Remix.run Logo
zozbot234 4 hours ago

If you can get near 100% utilization for your own GPUs (i.e. you're letting requests run overnight and not insisting on any kind of realtime response) it starts to make sense. OpenRouter doesn't have any kind of batched requests API that would let you leverage that possibility.

spmurrayzzz 3 hours ago | parent | next [-]
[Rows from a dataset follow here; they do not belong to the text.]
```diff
@@ -1672,15 +1781,23 @@
         }
     }
 #undef FSM_PMARK
+    unsigned nevals = s_cnt[0][tid];
 #pragma unroll
     for (int off = 32; off > 0; off >>= 1) nevals += __shfl_down(nevals, off, 64);
+    if constexpr (SRCM) {
+        unsigned nmasked = s_cnt[1][tid];
+#pragma unroll
+        for (int off = 32; off > 0; off >>= 1) nmasked += __shfl_down(nmasked, off, 64);
+        if ((tid & 63) == 0 && nmasked) atomicAdd(pa.mstat, (unsigned long long)nmasked);
+        if (tid == 0 && s_u[U_BOTHC]) atomicAdd(pa.mstat + 1, (unsigned long long)s_u[U_BOTHC]);
+    }
 #pragma unroll
     for (int l = 0; l < NS; ++l) {
         double accd = (double)dec[l];
 #pragma unroll
         for (int off = 32; off > 0; off >>= 1) accd += __shfl_down(accd, off, 64);
         if ((tid & 63) == 0 && accd != 0.0) atomicAdd(a.change + grp * NS + l, accd);
-        if ((tid & 63) == 0 && nevals && ((lm >> l) & 1)) atomicAdd(pa.evals + grp * NS + l, nevals);
+        if ((tid & 63) == 0 && nevals && ((lm >> l) & 1)) atomicAdd(pa.evals + grp * NS + l, (unsigned long long)nevals);
     }
     return true;
 }
@@ -2550,6 +2667,7 @@
     T dx, dz, xmin, ymin, zmin;
     int dim;
     int* stamp;
+    int* stamp_src;
     int nbf, nbj, nbk;
 };
 
@@ -2624,8 +2742,10 @@
         if (a.stamp) {
             for (int bk = a.bbox[4] / FSM_BRICK; bk <= a.bbox[5] / FSM_BRICK; ++bk)
                 for (int bj = a.bbox[2] / FSM_BRICK; bj <= a.bbox[3] / FSM_BRICK; ++bj)
-                    for (int bf = a.bbox[0] / FSM_BRICK; bf <= a.bbox[1] / FSM_BRICK; ++bf)
+                    for (int bf = a.bbox[0] / FSM_BRICK; bf <= a.bbox[1] / FSM_BRICK; ++bf) {
                         a.stamp[((size_t)bk * a.nbj + bj) * a.nbf + bf] = 0;
+                        if (a.stamp_src) a.stamp_src[((size_t)bk * a.nbj + bj) * a.nbf + bf] = 0;
+                    }
         }
     }
 }
diff --git a/ttcr_amd/csrc/fsm_march_levels.inc b/ttcr_amd/csrc/fsm_march_levels.inc
--- a/ttcr_amd/csrc/fsm_march_levels.inc
+++ b/ttcr_amd/csrc/fsm_march_levels.inc
@@ -47,8 +47,8 @@
             P nv;
 #pragma unroll
             for (int l = 0; l < NS; ++l) {
-                bool active = in_grid & ((lm >> l) & 1);
-                unsigned long long live_lanes = ((lm >> l) & 1) ? grid_lanes : 0ull;
+                bool active = in_grid & ((lmc >> l) & 1);
+                unsigned long long live_lanes = ((lmc >> l) & 1) ? grid_lanes : 0ull;
                 if (!FSM_SIMPLE && near_src[l]) {
                     int ipn = ip;
                     asm volatile("" : "+v"(ipn));
@@ -112,7 +112,7 @@
                 const bool acc = active & (t < c.v[l]);
                 nv.v[l] = acc ? t : c.v[l];
                 dec[l] += acc ? c.v[l] - t : (T)0;
-                changed |= acc;
+                chg[l] |= acc;
             }
             own[q] = nv;
             Tt[row * RS + q] = nv;
diff --git a/ttcr_amd/rgrid.py b/ttcr_amd/rgrid.py
--- a/ttcr_amd/rgrid.py
+++ b/ttcr_amd/rgrid.py
@@ -131,6 +131,11 @@
         a = C.c_longlong(0)
         _lib.check(self._lib.ttcr_fsm_prefill_inline_fills(self._h, C.byref(a)))
         return a.value
+
+    def masked_updates(self):
+        a, b = C.c_longlong(0), C.c_longlong(0)
+        _lib.check(self._lib.ttcr_fsm_masked_updates(self._h, C.byref(a), C.byref(b)))
+        return {"masked_updates": a.value, "both_clean_chunks": b.value}
 
     def reference_change(self, times, field, parallel=True):
         dt = self._dtype
```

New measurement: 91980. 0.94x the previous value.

For inference, even with continuous batching, getting 100% MFUs is basically impossible to do in practice. Even the frontier labs struggle with this in highly efficient infiniband clusters. Its slightly better with training workloads just due to all the batching and parallel compute, but still mostly unattainable with consumer rigs (you spend a lot of time waiting for I/O).

I also don't think the 100% util is necessary either, to be fair. I get a lot of value out of my two rigs (2x rtx pro 6000, and 4x 3090) even though it may not be 24/7 100% MFU. I'm always training, generating datasets, running agents, etc. I would never consider this a positive ROI measured against capex though, that's not really the point.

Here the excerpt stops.